Oh ye Egyptians, they may say to you that I have not made an expedition hither for any other object than that of abolishing your religion . . . but tell the slanderers that I have not come to you except for the purpose of restoring your rights from the hands of the oppressors.

—Napoleon Bonaparte, Alexandria, 2 July 1798

Our armies do not come into your cities and lands as conquerors or enemies, but as liberators . . . . It is the hope and desire of the British people and the nations in alliance with them that the Arab race may rise once more to greatness and renown among the peoples of the earth.

—General F. S. Maude, commander of British forces, Baghdad, 19 March 1917

Unlike many armies in the world, you came not to conquer, not to occupy, but to liberate, and the Iraqi people know this.

—Donald Rumsfeld, U.S. secretary of defense, Baghdad, 29 April 2003

The United States has been deeply involved in the Middle East for many years, notably since the signing of an oil exploration deal with Saudi Arabia in 1933. It has been a major, and generally the dominant, Middle East power since U.S. forces landed in North Africa and Iran in 1942. Today, with American troops occupying Iraq and battling a stubborn insurgency there, we have entered an entirely new phase in the long encounter between the United States and the Middle East.

Starting in the mid-nineteenth century, the United States gained renown for its educational, medical, and charity efforts in the Middle East. Major universities in Beirut, Istanbul, and Cairo are the enduring fruit of these efforts. Thereafter, it was seen as a noncolonial, and even an anticolonial, power. Since World War II, however, America has intervened more and more in the region's internal affairs and conflicts. Once admired, the United States is now resented for the establishment of military bases, its support for a series of oppressive regimes, a history of Western control of Middle Eastern oil, and its position on Palestine.

According to figures produced by a variety of research institutes, the United States has become almost universally unpopular in the vast region from Morocco to the borders of Central Asia. This has been a direct consequence of the Iraq war, and notably of the revelation that the core pretexts offered for the U.S. invasion were false, of the growing Iraqi opposition to the occupation, and of images of the hellish chaos in Iraq today broadcast everywhere in the world. The United States is increasingly being perceived as stepping into the boots of Western colonial occupiers who are still remembered bitterly in the Middle East. This colonial legacy is not ancient history. In the 1960s, in the living memory of people in the Middle East in their [End Page 1] fifties and older—in other words, the entire decision-making generation—British troops were fighting Arabs in Aden and French troops were fighting Arabs in Algeria.

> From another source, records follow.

int avsr_batchnorm_fwd(const float* x, float* y, int32_t rows, int32_t F, const float* gamma, const float* beta,
                       float* moving_mean, float* moving_var, float* save_mean, float* save_invstd, int32_t training,
                       float* scratch, int64_t scratch_floats, void* stream);
int avsr_batchnorm_fwd_ex(const float* x, float* y, int32_t rows, int32_t F, const float* gamma, const float* beta,
                          float* moving_mean, float* moving_var, float* save_mean, float* save_invstd, int32_t training,
                          float eps, float momentum, int32_t relu, int32_t bessel, float* scratch, int64_t scratch_floats,
                          void* stream);
int avsr_batchnorm_sync_sum(const float* x, int32_t rows, int32_t F, float* sum_out, float* scratch, int64_t scratch_floats,
                            void* stream);
int avsr_batchnorm_sync_sqsum(const float* x, int32_t rows, int32_t F, const float* sum_global, const float* total_rows,
                              float* mean_out, float* sq_out, float* scratch, int64_t scratch_floats, void* stream);
int avsr_batchnorm_sync_moments(const float* x, int32_t rows, int32_t F, double* out64, float* scratch, int64_t scratch_floats, void* stream);
int avsr_dp_sync_unpack(const double* buf, float* dp_norm, int32_t nstream, const int32_t* off, const int32_t* F, float* const* mean,
                        float* const* sq, float* const* rows, void* stream);
int avsr_batchnorm_sync_apply(const float* x, float* y, int32_t rows, int32_t F, const float* gamma, const float* beta,
                              float* moving_mean, float* moving_var, const float* mean, const float* sq_global,
                              const float* total_rows, float* invstd_out, float eps, float momentum, int32_t relu, void* stream);
int avsr_batchnorm_bwd(const float* x, const float* dy, const float* gamma, const float* beta, const float* mean,
                       const float* invstd, float* dx, float* dgamma, float* dbeta, int32_t rows, int32_t F, int32_t relu,
                       float dx_beta, float* scratch, int64_t scratch_floats, void* stream);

The Bush administration has acted as if it was unaware of this history. It marched into Iraq proclaiming the very best of intentions while ignoring the fact that in the eyes of most Middle Easterners, it is actions, not proclaimed intentions, that count. They have heard such proclamations before, as the epigraphs above indicate. Even if Americans do not see those actions, they go on every single day, in Fallujah for example, which has been the scene of nearly daily battles since the city was retaken with great loss of life and massive destruction in November 2004. The constant fighting in many parts of Iraq, which often includes U.S. aerial bombardment, is well covered by the press and TV in the Middle East. Having lived in Beirut for fifteen years, including nearly ten years of war, I can tell you that the bombardment of built-up urban areas is in fact much less accurate and precise than it may look from the air or can be made to look on TV. A 500-lb. bomb, for example, can kill or maim to a radius of 200 meters. Unfortunately, U.S. TV, the primary news source for most...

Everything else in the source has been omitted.